● **WHAT TO DO**: Wherever the word "Pose" appears in the entries, copy the whole line.

● **RECORDED DATA**:
# viniciusvidal2/slam-sensor-fusion

Hardware: AMD Instinct MI355X
Metric: scans_per_s_200k_scan_vs_10M_map (higher is better)
Workload: dtype f32 points / f64 accumulation

## Files before the change

### slam_sensor_fusion_amd/csrc/sf_icp.hip

```cpp
#include "sf_common.hpp"
#include "sf_nn.hpp"
#include "sf_tile.hpp"
#include "sf_order.hpp"
#include "sf_p2p.hpp"

#include <cfloat>
#include <cstdlib>
#include <cmath>
#include <vector>
#include <mutex>
#include <string>

namespace {

constexpr int BLK = 256;
constexpr int NREC_P2P = 17;
constexpr int NREC_PLANE = 30;
constexpr int REC_STRIDE = 32;

struct IcpState {
    double T[16];
    double rec[REC_STRIDE];
    double fitness, rmse, prev_fitness, prev_rmse;
    float last_error, err_pending;
// ... 799 lines not shown
        for (int k = 0; k < 12; ++k) P.T[k] = (float)st[b].T[k];
        return P;
    }
    __device__ __forceinline__ Point load(uint32_t o) const { return Point{x[o], y[o], z[o]}; }
    __device__ __forceinline__ uint32_t full_key(const Pose &P, const Point &p) const
    {
        const float qx = fmaf(P.T[0], p.x, fmaf(P.T[1], p.y, fmaf(P.T[2], p.z, P.T[3])));
        const float qy = fmaf(P.T[4], p.x, fmaf(P.T[5], p.y, fmaf(P.T[6], p.z, P.T[7])));
        const float qz = fmaf(P.T[8], p.x, fmaf(P.T[9], p.y, fmaf(P.T[10], p.z, P.T[11])));
        if (!(isfinite(qx) && isfinite(qy) && isfinite(qz))) return TILE_KEY_NONE;
        const int cx = (int)fminf(fmaxf(floorf((qx - g.org[0]) * g.inv_h), 0.0f), (float)(g.dim[0] - 1));
        const int cy = (int)fminf(fmaxf(floorf((qy - g.org[1]) * g.inv_h), 0.0f), (float)(g.dim[1] - 1));
        const int cz = (int)fminf(fmaxf(floorf((qz - g.org[2]) * g.inv_h), 0.0f), (float)(g.dim[2] - 1));
        return sf::tile_of_cell(tl, cx, cy, cz);
    }
    __device__ __forceinline__ uint32_t key(const Pose &P, const Point &p) const { return (full_key(P, p) >> (sf::ORD_KEY_BITS * digit)) & (uint32_t)(sf::ORD_BINS - 1); }
};

__global__ __launch_bounds__(sf::ORD_BLK) void k_order_hist_tile(sf::OrderSrc s, TileKeyFn kf, uint16_t *__restrict__ keys, uint32_t *__restrict__ counts)
{
    sf::order_hist_body(s, kf, keys, counts);
}

__global__ __launch_bounds__(256) void k_tile_keys(TileKeyFn kf, int64_t total, uint32_t *__restrict__ tkey)
{
    const int64_t o = (int64_t)blockIdx.x * 256 + threadIdx.x;
    if (o >= total) return;
    const int b = (int)(o / kf.n);
    tkey[o] = kf.full_key(kf.prepare(b), kf.load((uint32_t)o));
}

__global__ __launch_bounds__(256) void k_tile_starts(const uint32_t *__restrict__ tkey, int n, int batch, int ntiles, uint32_t *__restrict__ seg)
{
    const int64_t i = (int64_t)blockIdx.x * 256 + threadIdx.x;
    if (i >= (int64_t)(ntiles + 1) * batch) return;
    const uint32_t t = (uint32_t)(i / batch);
    const int b = (int)(i % batch);
    const uint32_t *k = tkey + (size_t)b * n;
    int lo = 0, hi = n;
    while (lo < hi) {
        const int mid = (lo + hi) >> 1;
        if (k[mid] < t) lo = mid + 1; else hi = mid;
    }
    seg[i] = (uint32_t)lo;
}

constexpr int TILE_STATS = 8;
#ifdef SF_PHASE_TRACE
__device__ unsigned long long g_tile_trace[sf::PH_SHARDS * sf::PH_SLOTS];
#define TT_MARK(i) do { if (wv == 0) { const unsigned long long n_ = __builtin_amdgcn_s_memtime(); tt_acc[i] += (unsigned)(n_ - tt_t); tt_t = n_; } } while (0)
#else
#define TT_MARK(i) do { } while (0)
#endif
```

● **SOLVED PROBLEM**:
    __device__ __forceinline__ uint32_t full_key(const Pose &P, const Point &p) const
    __device__ __forceinline__ uint32_t key(const Pose &P, const Point &p) const { return (full_key(P, p) >> (sf::ORD_KEY_BITS * digit)) & (uint32_t)(sf::ORD_BINS - 1); }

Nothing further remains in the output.